When I use python 3.9 and pymysql 1.1.0, I find the memory will increase after I get data from cursor. I need run a model in cycle way. The input datas need download from mysql database.I use dbutils to manager my pymysql connection. Then I use memory_profiler to check the code that I find the memory increase when I use "for row in cursor:". What should I do to fix the problem? Thank you!
def databaseSelect(dataConnect,unit, kkspoint, kksname, starttime, endtimePlus):
conn = dataConnect.connection()
cursor = conn.cursor()
backdict = {}
data1 = {}
tables = []
data = []
unit = str(unit)
kkspoint = str(kkspoint)
kksname = str(kksname)
starttime = str(starttime)
endtimePlus = int(endtimePlus)
starttime = datetime.datetime.strptime(starttime, "%Y-%m-%d %H:%M:%S")
endtime = (starttime + datetime.timedelta(minutes=endtimePlus)).strftime('%Y-%m-%d %H:%M:%S')
sql = 'show tables;'
cursor.execute(sql)
for row in cursor:
# print('#' * 50 + "checkpoint5" + '#' * 50)
# print(row)
tables.append(str(row[0].decode('utf-8')))
del row
cursor = conn.close()
conn.close()
del (cursor,conn)
findState = False
for table in tables:
a = table.split('y')[0].split('a')[2]
if a == kkspoint:
b = table.split('y')[1].split('m')[0]
c = table.split('y')[1].split('m')[1].split('d')

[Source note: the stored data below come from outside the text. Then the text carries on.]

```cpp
extern "C" ew_status ew_gemm_f16(const ew_gemm_args* a, void* stream) {
    EW_REQUIRE(a != nullptr, "ew_gemm_f16: null args");
    EW_REQUIRE(a->a && a->w && a->out && a->zero_page, "ew_gemm_f16: null a/w/out/zero_page");
    EW_REQUIRE(a->M > 0 && a->N > 0, "ew_gemm_f16: M,N must be > 0 (M=%d N=%d)", a->M, a->N);
    EW_REQUIRE(a->c1 > 0 && a->c1 % 64 == 0 && a->c2 >= 0 && a->c2 % 64 == 0,
               "ew_gemm_f16: c1,c2 must be multiples of 64 (c1=%d c2=%d)", a->c1, a->c2);
    EW_REQUIRE(a->c2 == 0 || a->a2, "ew_gemm_f16: c2 > 0 needs a2");
    EW_REQUIRE(a->N % 4 == 0 && a->ld_out % 4 == 0, "ew_gemm_f16: N and ld_out must be multiples of 4");
    EW_REQUIRE(a->lda % 8 == 0 && (a->c2 == 0 || a->lda2 % 8 == 0), "ew_gemm_f16: lda must be a multiple of 8");
    EW_REQUIRE(a->rows_per_group >= 1, "ew_gemm_f16: rows_per_group must be >= 1");
    EW_REQUIRE(!a->r1 || a->ld_r1 % 4 == 0, "ew_gemm_f16: ld_r1 must be a multiple of 4");
    EW_REQUIRE(!a->r2 || a->ld_r2 % 4 == 0, "ew_gemm_f16: ld_r2 must be a multiple of 4");
    int taps = 1;
    if (a->mode == EW_A_CONV3X3) {
        taps = 9;
        EW_REQUIRE(a->n_img > 0 && a->h_in > 0 && a->w_in > 0 && a->h_out > 0 && a->w_out > 0 &&
                       (a->stride == 1 || a->stride == 2) && (a->upsample == 0 || a->upsample == 1),
                   "ew_gemm_f16: bad conv3x3 geometry");
        EW_REQUIRE((long long)a->n_img * a->h_out * a->w_out == a->M, "ew_gemm_f16: M != n_img*h_out*w_out");
        EW_REQUIRE(!(a->upsample && a->stride != 1), "ew_gemm_f16: upsample needs stride 1");
        EW_REQUIRE((a->conv_shift == 0 || a->conv_shift == 1) && !(a->conv_shift && a->upsample), "ew_gemm_f16: conv_shift must be 0 or 1 (not with upsample)");
    } else if (a->mode == EW_A_CONVT3) {
        taps = 3;
        EW_REQUIRE(a->tB > 0 && a->tT > 0 && a->tP > 0 && (long long)a->tB * a->tT * a->tP == a->M,
                   "ew_gemm_f16: M != B*T*P");
    } else {
        EW_REQUIRE(a->mode == EW_A_DENSE, "ew_gemm_f16: unknown mode %d", a->mode);
    }
    EW_REQUIRE(a->act == EW_ACT_NONE || a->act == EW_ACT_SILU || a->act == EW_ACT_GEGLU || a->act == EW_ACT_GELU, "ew_gemm_f16: unknown act %d", a->act);
    EW_REQUIRE(!a->rowbias || a->ld_rowbias % 4 == 0, "ew_gemm_f16: ld_rowbias must be a multiple of 4");
    if (a->act == EW_ACT_GEGLU)
        EW_REQUIRE(a->N % 128 == 0 && !a->rowbias && !a->r1 && !a->r2 && !a->out_lo, "ew_gemm_f16: GEGLU needs N %% 128 == 0 and no residuals");
    EW_REQUIRE((!a->r1_lo || a->r1) && (!a->r2_lo || a->r2), "ew_gemm_f16: r1_lo / r2_lo need r1 / r2");
    GemmP p;
    p.a = (const f16*)a->a; p.a2 = (const f16*)a->a2; p.w = (const f16*)a->w; p.bias = (const f16*)a->bias;
    p.rowbias = (const f16*)a->rowbias; p.r1 = (const f16*)a->r1; p.r2 = (const f16*)a->r2; p.out = (f16*)a->out;
    p.zero_page = (const f16*)a->zero_page;
    p.r1_lo = (const int8_t*)a->r1_lo; p.r2_lo = (const int8_t*)a->r2_lo; p.out_lo = (int8_t*)a->out_lo;
    p.conv_shift = a->conv_shift;
    p.M = a->M; p.N = a->N; p.K = taps * (a->c1 + a->c2);
    p.c1 = a->c1; p.c2 = a->c2; p.lda = a->lda; p.lda2 = a->lda2; p.ld_out = a->ld_out; p.ld_r1 = a->ld_r1; p.ld_r2 = a->ld_r2; p.ld_rowbias = a->ld_rowbias;
    p.mode = a->mode; p.n_img = a->n_img; p.h_in = a->h_in; p.w_in = a->w_in; p.h_out = a->h_out; p.w_out = a->w_out;
    p.stride = a->stride; p.upsample = a->upsample; p.tB = a->tB; p.tT = a->tT; p.tP = a->tP;
    p.rows_per_group = a->rows_per_group; p.act = a->act; p.c_acc = a->c_acc; p.c_r1 = a->c_r1; p.c_r2 = a->c_r2;
    p.tiles_m = p.tiles_n = 0;
    p.band = 0;
    p.dbg = g_gemm_dbg;
    hipStream_t s = (hipStream_t)stream;
    const int gen = ew_get_gemm_generation();
    bool taken = false;
    ew_status st = EW_OK;
    if (gen >= 2 && ((st = ew_conv_small_n_try(p, s, &taken)) || taken)) return st;
    if (gen >= 3 && ((st = ew_gemm3_try(p, s, &taken)) || taken)) return st;
    if (gen >= 3 && ((st = ew_gemm3_try_b256(p, s, &taken)) || taken)) return st;
    return gen >= 2 ? ew_gemm2_dispatch(p, s) : ew_gemm1_dispatch(p, s);
}

struct SkDesc { unsigned epoch; int mode, epi, M, N, K; };
constexpr int SK_DESC_RING = 1024, SK_SLOTS = 256, SK_POOL = 64;
struct SkWorkspace { int dev; hipStream_t stream; float* ws; unsigned* flags; unsigned epoch; SkDesc* ring; };
struct SkPool {
    const SkInstance& inst;
    SkWorkspace pool[SK_POOL];
    int used = 0;
    std::mutex mutex;
    SkWorkspace* workspace(hipStream_t stream, bool create) {
        std::lock_guard<std::mutex> lock(mutex);
        int dev = 0;
        if (hipGetDevice(&dev) != hipSuccess) return nullptr;
        for (int i = 0; i < used; ++i)
            if (pool[i].dev == dev && pool[i].stream == stream) return &pool[i];
        if (!create || used == SK_POOL) return nullptr;
        SkWorkspace w{dev, stream, nullptr, nullptr, 0, nullptr};
        if (hipExtMallocWithFlags((void**)&w.ws, SK_SLOTS * inst.slot_floats * sizeof(float), hipDeviceMallocUncached) != hipSuccess) { (void)hipGetLastError(); return nullptr; }
// ... 52 lines not shown
```

### evoworld_amd/csrc/gemm_gen23.h

```cpp
#pragma once
#include "gemm_common.h"
#include <type_traits>

template <int MODE>
constexpr int ew_a_ntap = MODE == EW_A_CONV3X3 ? 9 : (MODE == EW_A_CONVT3 ? 3 : 1);

template <int MODE>
__device__ __forceinline__ int ew_a_tap_delta(const GemmP& p, int tap) {
    if constexpr (MODE == EW_A_CONV3X3) return (tap / 3 - 1) * p.w_in + (tap % 3 - 1);
    else if constexpr (MODE == EW_A_CONVT3) return (tap - 1) * p.tP;
    else return 0;
}

template <int GEN, int MODE, class Launch>
ew_status ew_gemm_visit_variant(int epi, Launch&& launch) {
    constexpr bool D = MODE == EW_A_DENSE;
#define EW_VARIANT(E, COMPILED)                                                        \
    case (E):                                                                          \
        if constexpr (COMPILED) return launch(std::integral_constant<int, (E)>{});     \
        break;
    switch (epi) {
        EW_VARIANT(8, D)
        EW_VARIANT(16 | 1, GEN == 3)
        EW_VARIANT(16 | 2, !D)
        EW_VARIANT(16 | 3, true)
        EW_VARIANT(16 | 7, D)
        EW_VARIANT(0, true)
        EW_VARIANT(1, true)
        EW_VARIANT(2, true)
        EW_VARIANT(3, D)
        EW_VARIANT(6, D)
        EW_VARIANT(7, true)
    }
#undef EW_VARIANT
    ew_set_error("ew_gemm_f16: generation %d has no kernel <%d, %d>", GEN, MODE, epi);
    return EW_ERR_UNSUPPORTED;
}
```

### evoworld_amd/ops.py

```python
import ctypes

import numpy as np
import torch

from . import _lib
from ._lib import GemmArgs

A_DENSE, A_CONV3X3, A_CONVT3 = _lib.EW_A_DENSE, _lib.EW_A_CONV3X3, _lib.EW_A_CONVT3
ACT_NONE, ACT_SILU, ACT_GEGLU, ACT_GELU = _lib.EW_ACT_NONE, _lib.EW_ACT_SILU, _lib.EW_ACT_GEGLU, _lib.EW_ACT_GELU

_zero_pages = {}


def _stream():
    return ctypes.c_void_p(torch.cuda.current_stream().cuda_stream)


def _ptr(t):
    return None if t is None else ctypes.c_void_p(t.data_ptr())


def _call(name, *args):
    _lib.check(getattr(_lib.load(), name)(*args, _stream()), name)

# ... 1080 lines not shown
                             f"(got shape {tuple(rowbias.shape)}, strides {tuple(rowbias.stride())})")
        if rowbias.shape[0] < n_groups:
            raise ValueError(f"rowbias has {rowbias.shape[0]} rows; {M} rows in groups of {rows_per_group} need {n_groups}")
    a.x, a.w1p, a.b1p, a.w2p, a.b2, a.rowbias = _ptr(x), _ptr(w1p), _ptr(b1p), _ptr(w2p), _ptr(b2), _ptr(rowbias)
    a.r1, a.r1_lo, a.r2, a.r2_lo, a.out, a.out_lo = _ptr(r1h), _ptr(r1l), _ptr(r2h), _ptr(r2l), _ptr(oh), _ptr(ol)
    a.zero_page = _ptr(zero_page(x.device))
    a.M, a.C, a.hidden = x.shape[0], x.shape[1], w2p.shape[0] * 32
    a.rows_per_group = rows_per_group
    a.ld_rowbias = ld_rowbias
    a.c_acc, a.c_r1, a.c_r2 = c_acc, c_r1, c_r2
    _call("ew_ff_geglu320_f16", ctypes.byref(a))
    return out


def pack_conv_weight(w, cpad=None):
    O, I = w.shape[0], w.shape[1]
    wt = w.reshape(O, I, -1).permute(0, 2, 1)
    if cpad:
        wt = torch.nn.functional.pad(wt, (0, cpad - I))
        I = cpad
    taps = wt.shape[1]
    wt = wt.reshape(O, taps, I // 64, 64).permute(0, 2, 1, 3)
    return wt.reshape(O, -1).to(torch.float16).contiguous()
```

### evoworld_amd/unet.py

```python
import math
import os
from collections import OrderedDict
from types import SimpleNamespace

import torch

from . import ops
from ._model import PackedModel, Spec, Weights
from .ops import ACT_GEGLU, ACT_SILU, Res

DEFAULT_CONFIG = dict(
    sample_size=None, in_channels=18, out_channels=4,
    down_block_types=("CrossAttnDownBlockSpatioTemporal",) * 3 + ("DownBlockSpatioTemporal",),
    up_block_types=("UpBlockSpatioTemporal",) + ("CrossAttnUpBlockSpatioTemporal",) * 3,
    block_out_channels=(320, 640, 1280, 1280), addition_time_embed_dim=256,
    projection_class_embeddings_input_dim=768, layers_per_block=2, cross_attention_dim=1024,
    transformer_layers_per_block=1, num_attention_heads=(5, 10, 20, 20), num_frames=25)

CPAD_IN = 64
SPLIT_DUP_LOG2 = 10


def split_in_offsets(in_channels):
    s = (in_channels + 3) // 4 * 4
# ... 284 lines not shown
            use_fp8 = self._cfg["qkv_fp8"] and c % 64 == 0
            if use_fp8:
                self.fp8_blocks.append(t.p)
            d = {"norm": f.pair(t.p + ".norm"), "proj_in": lin2(t.p + ".proj_in", c, self.split_acts), "proj_out": lin2(t.p + ".proj_out", c),
                 "mix": float(torch.sigmoid(f32(t.p + ".time_mixer.mix_factor")).item()),
                 "pe1": f.pair(t.p + ".time_pos_embed.linear_1"), "pe2": f.pair(t.p + ".time_pos_embed.linear_2")}
            for tag, b in (("s", t.p + ".transformer_blocks.0"), ("t", t.p + ".temporal_transformer_blocks.0")):
                q, k_, v = f32(b + ".attn1.to_q.weight"), f32(b + ".attn1.to_k.weight"), f32(b + ".attn1.to_v.weight")
                if tag == "s":
                    d["s_qk"], d["s_v"] = (fp8(torch.cat([q, k_])), fp8(v)) if use_fp8 else (h(torch.cat([q, k_])), h(v))
                else:
                    d["t_qkv"] = fp8(torch.cat([q, k_, v])) if use_fp8 else h(torch.cat([q, k_, v]))
                    d["t_ff_in"] = ff(b + ".ff_in", b + ".norm_in", c)
                d[tag + "_norm1"], d[tag + "_out"] = f.pair(b + ".norm1"), f.pair(b + ".attn1.to_out.0")
                d[tag + "_ff"] = ff(b + ".ff", b + ".norm3", c)
                cv_w.append(f32(b + ".attn2.to_out.0.weight") @ f32(b + ".attn2.to_v.weight"))
                cv_b.append(f32(b + ".attn2.to_out.0.bias"))
                self._cv_off[(t.p, tag)] = off
                off += c
            W[t.p] = d
        W["cv"] = (h(torch.cat(cv_w)), h(torch.cat(cv_b)))
        self._cv_total = off

        for smp in [blk.down for blk in self.arch.downs if blk.down] + [blk.up for blk in self.arch.ups if blk.up]:
            W[smp.p] = f.conv(smp.p)
        if self.in_split:
            W["conv_in"] = (ops.pack_conv_weight(split_conv_in_weight(f32("conv_in.weight"), self.in_split)), h(f32("conv_in.bias")))
        else:
            W["conv_in"] = f.conv("conv_in", CPAD_IN)
        if self.split_operands:
            w_hi, w_lo = hi_lo(f32("conv_out.weight"))
            W["conv_out"] = (ops.pack_conv_weight(torch.cat([w_hi, w_hi, w_lo] if self.split_acts else [w_hi, w_lo], dim=1)), h(f32("conv_out.bias")))
        else:
            W["conv_out"] = f.conv("conv_out")
        W["norm_out"], W["te1"], W["ae1"] = f.pair("conv_norm_out"), f.pair("time_embedding.linear_1"), f.pair("add_embedding.linear_1")
        W["e2"] = (h(torch.cat([f32("time_embedding.linear_2.weight"), f32("add_embedding.linear_2.weight")], dim=1)),
                   h(f32("time_embedding.linear_2.bias") + f32("add_embedding.linear_2.bias")))
        self.w = W

    def _res(self, rows, C, dev, head=False):
        return Res.empty(rows, C, dev, self.split_heads if head else self.split_residual)

    def _lin2(self, x, w, b, out, **kw):
        C = x.shape[-1]
        if w.shape[1] == C:
            return ops.linear(x, w, b, out=out, **kw)
        c2 = w.shape[1] - C
        return ops.gemm(x, w, out, M=x.shape[0], N=w.shape[0], c1=C, lda=C, a2=x, c2=c2, lda2=C, bias=b, **kw)
# ... 116 lines not shown
                if blk.attn:
                    h = self._transformer(blk.attn[l], h, cvecs, B, T, H, W_)
                skips.append((h, H, W_))
            if blk.down:
                h = self._conv3x3(h.hi, *Wt[blk.down.p], N, H, W_, H // 2, W_ // 2, stride=2, res_out=True)
                H, W_ = H // 2, W_ // 2
                skips.append((h, H, W_))
            if taps is not None:
                taps[f"down{bi}"] = (h.float(), H, W_)
        m = self.arch.mid
        h = self._resblock(m.res[0], [h], tembs, B, T, H, W_)
        h = self._transformer(m.attn[0], h, cvecs, B, T, H, W_)
        h = self._resblock(m.res[1], [h], tembs, B, T, H, W_)
        if taps is not None:
            taps["mid"] = (h.float(), H, W_)
        for bi, blk in enumerate(self.arch.ups):
            for l, r in enumerate(blk.res):
                sk, sh, sw = skips.pop()
                assert (sh, sw) == (H, W_)
                h = self._resblock(r, [h, sk], tembs, B, T, H, W_)
                if blk.attn:
                    h = self._transformer(blk.attn[l], h, cvecs, B, T, H, W_)
            if blk.up:
                h = self._conv3x3(h.hi, *Wt[blk.up.p], N, H, W_, 2 * H, 2 * W_, upsample=1, res_out=True)
                H, W_ = 2 * H, 2 * W_
            if taps is not None:
                taps[f"up{bi}"] = (h.float(), H, W_)
        wco, bco = Wt["conv_out"]
        C0 = h.hi.shape[-1]
        blocks = wco.shape[1] // (9 * C0)
        hn = ops.groupnorm([h], *Wt["norm_out"], N, H * W_, 1e-5, True, pool=self._gn_pool, split_out=blocks == 3)
        return self._conv3x3(hn, wco, bco, N, H, W_, H, W_, x2=hn if blocks > 1 else None, c2=C0 if blocks > 1 else None)

    @torch.no_grad()
    def __call__(self, sample, timestep, encoder_hidden_states, added_time_ids, return_dict=True, taps=None):
        self._require_loaded()
        if sample.ndim != 5 or sample.shape[2] != self._cfg["in_channels"]:
            raise ValueError(f"sample must be [B,T,{self._cfg['in_channels']},h,w], got {tuple(sample.shape)}")
        B, T, C, H, W_ = sample.shape
        if H % 8 or W_ % 8:
            raise ValueError("latent height/width must be multiples of 8 (three stride-2 levels)")
        x = torch.zeros(B * T * H * W_, CPAD_IN, dtype=torch.float16, device=self.device)
        ops.nchw_f32_to_nhwc_f16(sample.to(device=self.device, dtype=torch.float32).reshape(B * T, C, H, W_).contiguous(),
                                 x, CPAD_IN, split=self.in_split)
        eps = self.forward_nhwc(x, timestep, encoder_hidden_states, added_time_ids, B, T, H, W_, taps=taps)
        oc = self._cfg["out_channels"]
        out = ops.nhwc_f16_to_nchw_f32(eps, B * T, oc, H, W_, oc).reshape(B, T, oc, H, W_)
# ... 5 lines not shown
```

### include/evoworld_hip.h

```cpp
#ifndef EVOWORLD_HIP_H
#define EVOWORLD_HIP_H
#include <stddef.h>
#include <stdint.h>
#ifdef __cplusplus
extern "C" {
#endif

typedef int ew_status;
#define EW_OK 0
#define EW_ERR_INVALID_ARG (-1)
#define EW_ERR_UNSUPPORTED (-2)
#define EW_ERR_HIP (-3)

#define EW_ABI_VERSION 20
int ew_abi_version(void);
const char* ew_last_error(void);

enum { EW_A_DENSE = 0, EW_A_CONV3X3 = 1, EW_A_CONVT3 = 2 };
enum { EW_ACT_NONE = 0, EW_ACT_SILU = 1, EW_ACT_GEGLU = 2, EW_ACT_GELU = 3  };
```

times = b + '-' + c[0] + '-' + c[1] + ' 00:00:00'
originTime = datetime.datetime.strptime(times, '%Y-%m-%d %H:%M:%S')
backdict.setdefault(a, []).append(originTime)
del (a,b,c,times,originTime)
del table
for key in backdict.keys():
backdict[key].sort()
data1[key] = backdict[key]
for i, timefind in enumerate(data1[key]):
if starttime >= timefind and starttime < backdict[key][i + 1]:
checkTimeFind = timefind
findState = True
break
if findState:
break
del key
if unit == 'zj':
kkspoint = 'Data' + kkspoint + 'y' + str(checkTimeFind.year) + 'm' + str(
checkTimeFind.month) + 'd' + str(
checkTimeFind.day)
elif unit == 'fw':
kkspoint = 'fwData' + kkspoint + 'y' + str(checkTimeFind.year) + 'm' + str(
checkTimeFind.month) + 'd' + str(
checkTimeFind.day)
else:
print('#' * 100 + '\nIPdownloader.databaseSelect\nwrong unit')
raise IndexError
sql = "select {} from {} where time between '{}' and '{}';".format(kksname, kkspoint, starttime, endtime)
conn = dataConnect.connection()
cursor = conn.cursor()
cursor.execute(sql)
for row in cursor:
data.append(row)
del row
cursor.close()
conn.close()
del (backdict, data1, sql, tables, cursor, conn, unit, kkspoint, kksname, starttime, endtime, findState)
return data
I find the problem is the pandas bring after the pymysql back the data. In my code I use pandas version is 2.1.0. It will leave a weakref during the code running one time. So that the memory will increase. The problem fixed after I change the pandas version to 1.5.3. Now It is seem good.